In the midst of carob and pine trees, we learned that all Roman towns were built with a cardo, the north-south shopping street which was the community’s nexus. In larger towns, such as Jerusalem, there would be two such intersecting streets. We saw poppies blooming by the cardo, milk-thistle plants with spiky purple heads, wild artichoke, and we sampled wild mustard. We walked further to the Odeon, which is a semicircular theater (not to be confused with an amphitheater which is always circular). There were stone arches alongside of the Odeon, which were probably once part of the stage’s support system. 

Because Afek lies at the river head of one of Israel’s most significant waterways, it blocks traffic on the coast and forces the ancient international coastal highway through a narrow funnel between the river and the mountains. The two coastal routes south of Afek are forced to converge here and continue north to Mount Carmel. The strategic nature of this site continued from antiquity through the Turkish period when the most prominent of the remains at Afek, the fortress Binar Bashi (Tower of the Springs), was built during the years 1572 -1574 CE. 

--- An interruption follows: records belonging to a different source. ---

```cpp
template <int E, bool X3 = false>
__global__ __launch_bounds__(64 * DS_NW)
void dec_step_mlp_kernel(const typename std::conditional<X3, float, bf16_t>::type* __restrict__ ca, const float* __restrict__ t_in, const bf16_t* __restrict__ Wco,
                         const float* __restrict__ bco, const float* __restrict__ ln2_w, const float* __restrict__ ln2_b, float eps,
                         const bf16_t* __restrict__ W1, const float* __restrict__ b1, const bf16_t* __restrict__ W2,
                         float* __restrict__ tq_out, float* __restrict__ partial, int M) {
    constexpr int DS_SPLIT = ds_split<E>();
    constexpr int F = 4 * E, FS = F / DS_SPLIT, PA = E + 8, PH = FS + 8, PT = E + 4, TILES = E / 16, TN = (TILES + DS_NW - 1) / DS_NW;
    constexpr int TN1 = FS / 16 / DS_NW;
    static_assert(FS % (16 * DS_NW) == 0 && FS % 64 == 0, "hidden width must split evenly over the workgroups and waves");
    constexpr int PL = X3 ? 2 : 1, ALO = DS_ROWS * PA, HLO = DS_ROWS * PH;
    extern __shared__ __attribute__((aligned(16))) unsigned char smem_ds[];
    bf16_t* abuf = reinterpret_cast<bf16_t*>(smem_ds);
    bf16_t* hbuf = abuf + PL * DS_ROWS * PA;
    float* tl = reinterpret_cast<float*>(hbuf + PL * DS_ROWS * PH);
    const int lane = threadIdx.x & 63, wave = threadIdx.x >> 6, r16 = lane & 15, g = lane >> 4;
    float* prm = tl + DS_ROWS * PT;
    float* const s_bco = prm, * const s_ln2_w = prm + E, * const s_ln2_b = prm + 2 * E, * const s_b1 = prm + 3 * E;
    unsigned char* wring = reinterpret_cast<unsigned char*>(prm + ds_mlp_params<E>()) + wave * DS_RING * 1024;
    const int rt = blockIdx.x / DS_SPLIT, sp = blockIdx.x - rt * DS_SPLIT;
    const int row0 = rt * DS_ROWS;
    DS_T0();
    static_assert(E <= 64 * DS_NW && FS <= 64 * DS_NW, "one parameter per thread and segment");
    float* const prm_dst[4] = {s_bco, s_ln2_w, s_ln2_b, s_b1};
    const float* const prm_src[4] = {bco, ln2_w, ln2_b, b1 + sp * FS};
    const int prm_n[4] = {E, E, E, FS};
    float prm_v[4];
    ds_params_load<4>(prm_v, prm_src, prm_n);

    for (int i = threadIdx.x; i < DS_ROWS * (E / 8); i += 64 * DS_NW) {
        const int row = i / (E / 8), c = (i - row * (E / 8)) * 8;
        const int gr = min(row0 + row, M - 1);
        if constexpr (X3) {
            const f32x4* src = reinterpret_cast<const f32x4*>(ca + (size_t)gr * E + c);
            const f32x4 v0 = src[0], v1 = src[1];
            bf16x8 hi, lo;
#pragma unroll
            for (int j = 0; j < 4; ++j) {
                hi[j] = from_f32<bf16_t>(v0[j]); lo[j] = from_f32<bf16_t>(v0[j] - to_f32(hi[j]));
                hi[4 + j] = from_f32<bf16_t>(v1[j]); lo[4 + j] = from_f32<bf16_t>(v1[j] - to_f32(hi[4 + j]));
// ... 4 lines not shown
            *reinterpret_cast<bf16x8*>(abuf + row * PA + c) = *reinterpret_cast<const bf16x8*>(ca + (size_t)gr * E + c);
        }
    }
    for (int i = threadIdx.x; i < DS_ROWS * (E / 4); i += 64 * DS_NW) {
        const int row = i / (E / 4), c = (i - row * (E / 4)) * 4;
        const int gr = min(row0 + row, M - 1);
        *reinterpret_cast<f32x4*>(tl + row * PT + c) = *reinterpret_cast<const f32x4*>(t_in + (size_t)gr * E + c);
    }
    ds_params_store<4>(prm_v, prm_dst, prm_n, prm_n);
    ds_prefetch<E, TN, PL>(Wco, TILES, wave, wring);
    __syncthreads();
    DS_TICK(0);
    {
        f32x4 acc[TN] = {};
        ds_wave_gemm<E, TN, true, PL>(abuf, PA, Wco, TILES, wave, wring, acc, 0, 0, ALO);
        ds_prefetch<E, TN1, PL>(W1 + (size_t)sp * (FS / 16) * (E / 64) * (1024 * PL), FS / 16, wave, wring);
#pragma unroll
        for (int t = 0; t < TN; ++t) {
            const int tile = wave + DS_NW * t;
            if (tile < TILES) {
                const int n = tile * 16 + 4 * g;
                const float4 bv = *reinterpret_cast<const float4*>(s_bco + n);
                f32x4* p = reinterpret_cast<f32x4*>(tl + r16 * PT + n);
                f32x4 o = *p;
                o[0] += acc[t][0] + bv.x; o[1] += acc[t][1] + bv.y; o[2] += acc[t][2] + bv.z; o[3] += acc[t][3] + bv.w;
                *p = o;
                if (sp == 0 && row0 + r16 < M) *reinterpret_cast<f32x4*>(tq_out + (size_t)(row0 + r16) * E + n) = o;
            }
        }
    }
    __syncthreads();
    DS_TICK(1);
    ds_layernorm_rows<E, X3>(tl, PT, abuf, PA, s_ln2_w, s_ln2_b, eps, wave, ALO);
    __syncthreads();
    DS_TICK(2);
    {
        f32x4 acc[TN1] = {};
        ds_wave_gemm<E, TN1, true, PL>(abuf, PA, W1 + (size_t)sp * (FS / 16) * (E / 64) * (1024 * PL), FS / 16, wave, wring, acc, 0, 0, ALO);
        ds_prefetch<FS, TN, PL>(W2, TILES, wave, wring, sp * (FS / 64), F / 64);
#pragma unroll
        for (int t = 0; t < TN1; ++t) {
            const int n = (wave + DS_NW * t) * 16 + 4 * g;
            const float4 bv = *reinterpret_cast<const float4*>(s_b1 + n);
            if constexpr (X3) {
                const float o[4] = {gelu_erf(acc[t][0] + bv.x), gelu_erf(acc[t][1] + bv.y), gelu_erf(acc[t][2] + bv.z), gelu_erf(acc[t][3] + bv.w)};
                float ol[4];
#pragma unroll
                for (int j = 0; j < 4; ++j) ol[j] = o[j] - to_f32(from_f32<bf16_t>(o[j]));
                store4<bf16_t>(hbuf + r16 * PH + n, o);
                store4<bf16_t>(hbuf + HLO + r16 * PH + n, ol);
            } else {
                const float o[4] = {gelu_poly(acc[t][0] + bv.x), gelu_poly(acc[t][1] + bv.y), gelu_poly(acc[t][2] + bv.z), gelu_poly(acc[t][3] + bv.w)};
                store4<bf16_t>(hbuf + r16 * PH + n, o);
            }
        }
    }
    __syncthreads();
    DS_TICK(3);
    {
        f32x4 acc[TN] = {};
        ds_wave_gemm<FS, TN, true, PL>(hbuf, PH, W2, TILES, wave, wring, acc, sp * (FS / 64), F / 64, HLO);
        float* dst = partial + (size_t)sp * M * E;
#pragma unroll
        for (int t = 0; t < TN; ++t) {
            const int tile = wave + DS_NW * t;
            if (tile < TILES && row0 + r16 < M) {
                const int n = tile * 16 + 4 * g;
                *reinterpret_cast<f32x4*>(dst + (size_t)(row0 + r16) * E + n) = acc[t];
            }
        }
    }
#if DS_TIMERS
    DS_TICK(4);
    if (blockIdx.x == 0 && threadIdx.x == 0)
        for (int i = 0; i < 5; ++i) partial[(size_t)DS_SPLIT * M * E + i] = (float)ds_tk[i];
#endif
}

}
```

parseq_amd/csrc/lib_decode.hip:

```cpp
#include "lib_internal.h"

template <typename T_, int E_> struct TE { using T = T_; static constexpr int E = E_; };
template <typename F>
static int dispatch_t(const parseq_plan* p, F&& f) { return p->precision == PARSEQ_BF16 ? f(TE<bf16_t, 0>{}) : f(TE<float, 0>{}); }
template <typename F>
static int dispatch_te(const parseq_plan* p, F&& f) {
    return dispatch_t(p, [&](auto t) {
        using T = typename decltype(t)::T;
        switch (p->m->cfg.embed_dim) {
            case 192: return f(TE<T, 192>{});
            case 384: return f(TE<T, 384>{});
            default:  return f(TE<T, 768>{});
        }
    });
}

struct LnW { const float *g, *b; };
template <typename T> struct DecLayerW {
    LnW norm_q, norm_c, norm1, norm2;
    const T *sa_in, *sa_out, *ca_in, *ca_out, *lin1, *lin2;
    const float *sa_in_b, *sa_out_b, *ca_in_b, *ca_out_b, *lin1_b, *lin2_b;
};
template <typename T> struct DecW {
    DecLayerW<T> layer[PARSEQ_DEC_DEPTH_MAX];
// ... 29 lines not shown
}

struct DecPass {
    int B = 0, Lk = 1, i0 = 0, Lq = 1;
    int c0 = 0;
    const unsigned char* qmask = nullptr;
    const unsigned char* cmask = nullptr;
    const unsigned char* kpm = nullptr;
    float* logits = nullptr; int Ltot = 0;
    int argmax_mode = 0;
    const float* user_query = nullptr;
    bool fused_step_allowed = false;
};

enum DecStep { STEP_DEEP, STEP_FUSED, STEP_PER_OP };
struct DecRoute { DecStep step; bool qsplit; };
static DecRoute dec_route(const parseq_plan* p, bool latency) {
    const parseq_model* m = p->m;
    if (m->cfg.dec_depth > 1) return {STEP_DEEP, false};
    if (!(p->wstep[0] && p->fused_step && m->classes <= 128)) return {STEP_PER_OP, false};
    return {STEP_FUSED, latency && p->qsplit && m->tokens == 128 && m->cfg.max_label_length + 1 >= DS_QS + 2};
}

static float dec_scale() { return sqrtf(1.0f / (float)DEC_HD); }

enum CaKernel { CA_MFMA_N, CA_GENERIC, CA_AR24, CA_AR, CA_MULTI_MFMA, CA_MULTI_X3, CA_MULTI };
static int ca_route(bool half, int E, int NK, int Lq, bool kv24, int nsplit, CaKernel& kern) {
    if (nsplit && (nsplit != DS_QS || NK != 128 || Lq != 1)) return fail(PARSEQ_E_STATE, "cross-attention: split q-projection outside the AR step kernels");
    if (NK != 128) kern = half && (NK + 15) / 16 <= 16 ? CA_MFMA_N : CA_GENERIC;
    else if (Lq == 1) {
        if (kv24 && (half || E != 384)) return fail(PARSEQ_E_STATE, "cross-attention: 24-bit K / V rows but no kernel for this geometry");
        if (!kv24 && nsplit && E > 384) return fail(PARSEQ_E_STATE, "cross-attention: split q-projection at embed_dim %d", E);
        kern = kv24 ? CA_AR24 : CA_AR;
    } else if (half) kern = CA_MULTI_MFMA;
    else if (g_split) kern = CA_MULTI_X3;
    else if (kv24) return fail(PARSEQ_E_STATE, "cross-attention: 24-bit K / V rows outside the bf16x3 mode");
// ... 243 lines not shown
                               p->wstep[0], y.sa_out_b, w.pos_queries, y.norm1.g, y.norm1.b, p->wstep[1], y.ca_in_b, t, qsplit ? qp : tq, p->qfold, qstats);
            HIPCHK(hipGetLastError());
        }
        if (!do_start) break;
        CHK((run_cross_attention<TS, E>(p, s, 0, B, 1, ca, qa)));
        {
            ProfScope ps_(&p->prof, T_DEC_POST, s);
            hipLaunchKernelGGL((dec_step_mlp_kernel<E, X3>), dim3(grid.x * ds_split<E>()), block, (dec_step_mlp_lds<E, X3>()), s, ca, t, p->wstep[2],
                               y.ca_out_b, y.norm2.g, y.norm2.b, c.dec_ln_eps, p->wstep[3], y.lin1_b, p->wstep[4], tq, partial, M);
            HIPCHK(hipGetLastError());
        }
    }
    return 0;
}

template <typename T, int E>
static int forward_impl(parseq_plan* p, int B, int flags, int refine_iters, int num_steps, float* logits, int* out_len, hipStream_t s) {
    const parseq_config& c = p->m->cfg;
    const int C = p->m->classes;
    const bool ar = flags & PARSEQ_FLAG_DECODE_AR, testing = flags & PARSEQ_FLAG_TESTING;
    const DecW<T> w = dec_weights<T>(p);
    const DecRoute route = dec_route(p, flags & PARSEQ_FLAG_LATENCY);
    DecPass a; a.B = B; a.logits = logits; a.Ltot = num_steps; a.fused_step_allowed = route.step == STEP_FUSED;
    hipLaunchKernelGGL(ar_init_kernel, dim3((B * LDT + 255) / 256), dim3(256), 0, s, p->tok, LDT, B, c.bos_id, c.pad_id, p->eos_seen, p->counters, 2, num_steps);
    HIPCHK(hipGetLastError());
    bool stepwise = ar;
    if constexpr (E <= 384) {
        if (ar && route.step == STEP_FUSED) { CHK((ar_loop_fused<E, sizeof(T) == 4>(p, s, w, B, num_steps, logits, testing, route.qsplit))); stepwise = false; }
    }
    for (int i = 0; stepwise && i < num_steps; ++i) {
        a.Lk = i + 1; a.i0 = a.c0 = i; a.Lq = 1; a.argmax_mode = i + 1 < num_steps ? (testing ? 2 : 1) : 0;
        CHK((decoder_pass<T, E>(p, s, w, a)));
    }
    if (!ar) {
        a.Lk = 1; a.Lq = num_steps;
        CHK((decoder_pass<T, E>(p, s, w, a)));
    }
    for (int it = 0; it < refine_iters; ++it) {
        const int from_logits = (ar && it == 0) ? 0 : 1;
        hipLaunchKernelGGL(refine_prep_kernel, dim3((B + 3) / 4), dim3(256), 0, s, logits, num_steps, C, p->tok, LDT, p->kpm, LDT, B, c.bos_id, c.eos_id, from_logits);
        HIPCHK(hipGetLastError());
        a.Lk = a.Lq = num_steps; a.i0 = a.c0 = 0; a.qmask = a.cmask = p->cloze; a.kpm = p->kpm; a.argmax_mode = 0;
        CHK((decoder_pass<T, E>(p, s, w, a)));
// ... 159 lines not shown
```

parseq_amd/csrc/lib_internal.h:

```cpp
#pragma once
#include "../../include/parseq_hip.h"

#include <hip/hip_runtime.h>

#include <algorithm>
#include <cmath>
#include <cstdarg>
#include <cstdio>
#include <cstdlib>
#include <cstring>
#include <string>
#include <unordered_map>
#include <vector>

#include "common.h"
#include "decoder_attn.h"
#include "decoder_step.h"
#include "resize.h"
#include "encoder_attn.h"
#include "encoder_panel.h"
#include "encoder_mlp.h"
#include "encoder_attn_fused.h"
#include "encoder_blocks.h"
#include "encoder_blocks_x3.h"
#include "encoder_blocks_x3w.h"
#include "gemm.h"
#include "rowops.h"

using namespace pq;

inline thread_local char g_err[512] = "";
static int fail(int code, const char* fmt, ...) {
// ... 157 lines not shown
                                  float* __restrict__ x, int B, int Np, int E) {
    const size_t i4 = (size_t)blockIdx.x * blockDim.x + threadIdx.x;
    const size_t e4 = E / 4, per_img = (size_t)(Np + 1) * e4;
    if (i4 >= (size_t)B * per_img) return;
    const size_t b = i4 / per_img, r = i4 - b * per_img, t = r / e4, c4 = r - t * e4;
    float4 v;
    if (t == 0) {
        const float4 a = reinterpret_cast<const float4*>(cls)[c4], q = reinterpret_cast<const float4*>(pos0)[c4];
        v = make_float4(a.x + q.x, a.y + q.y, a.z + q.z, a.w + q.w);
    } else {
        v = reinterpret_cast<const float4*>(xp)[(b * Np + (t - 1)) * e4 + c4];
    }
    reinterpret_cast<float4*>(x)[i4] = v;
}
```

The impressive fortress ruins include four turrets, one of which is octagonal and surrounded by robust walls. During its construction, former archeological layers were demolished. However, archeologists found a commissioner's house from the Egyptian Era (15th century BCE), including written documents on clay tablets in several languages, which bear witness to the profound diplomatic relationships and commercial ties which existed there in that era. During the First World War, members of the British and Australian armies led by General Allenby were defeated while trying to cross the Yarkon River in this area. (http//:www.tiuli.com)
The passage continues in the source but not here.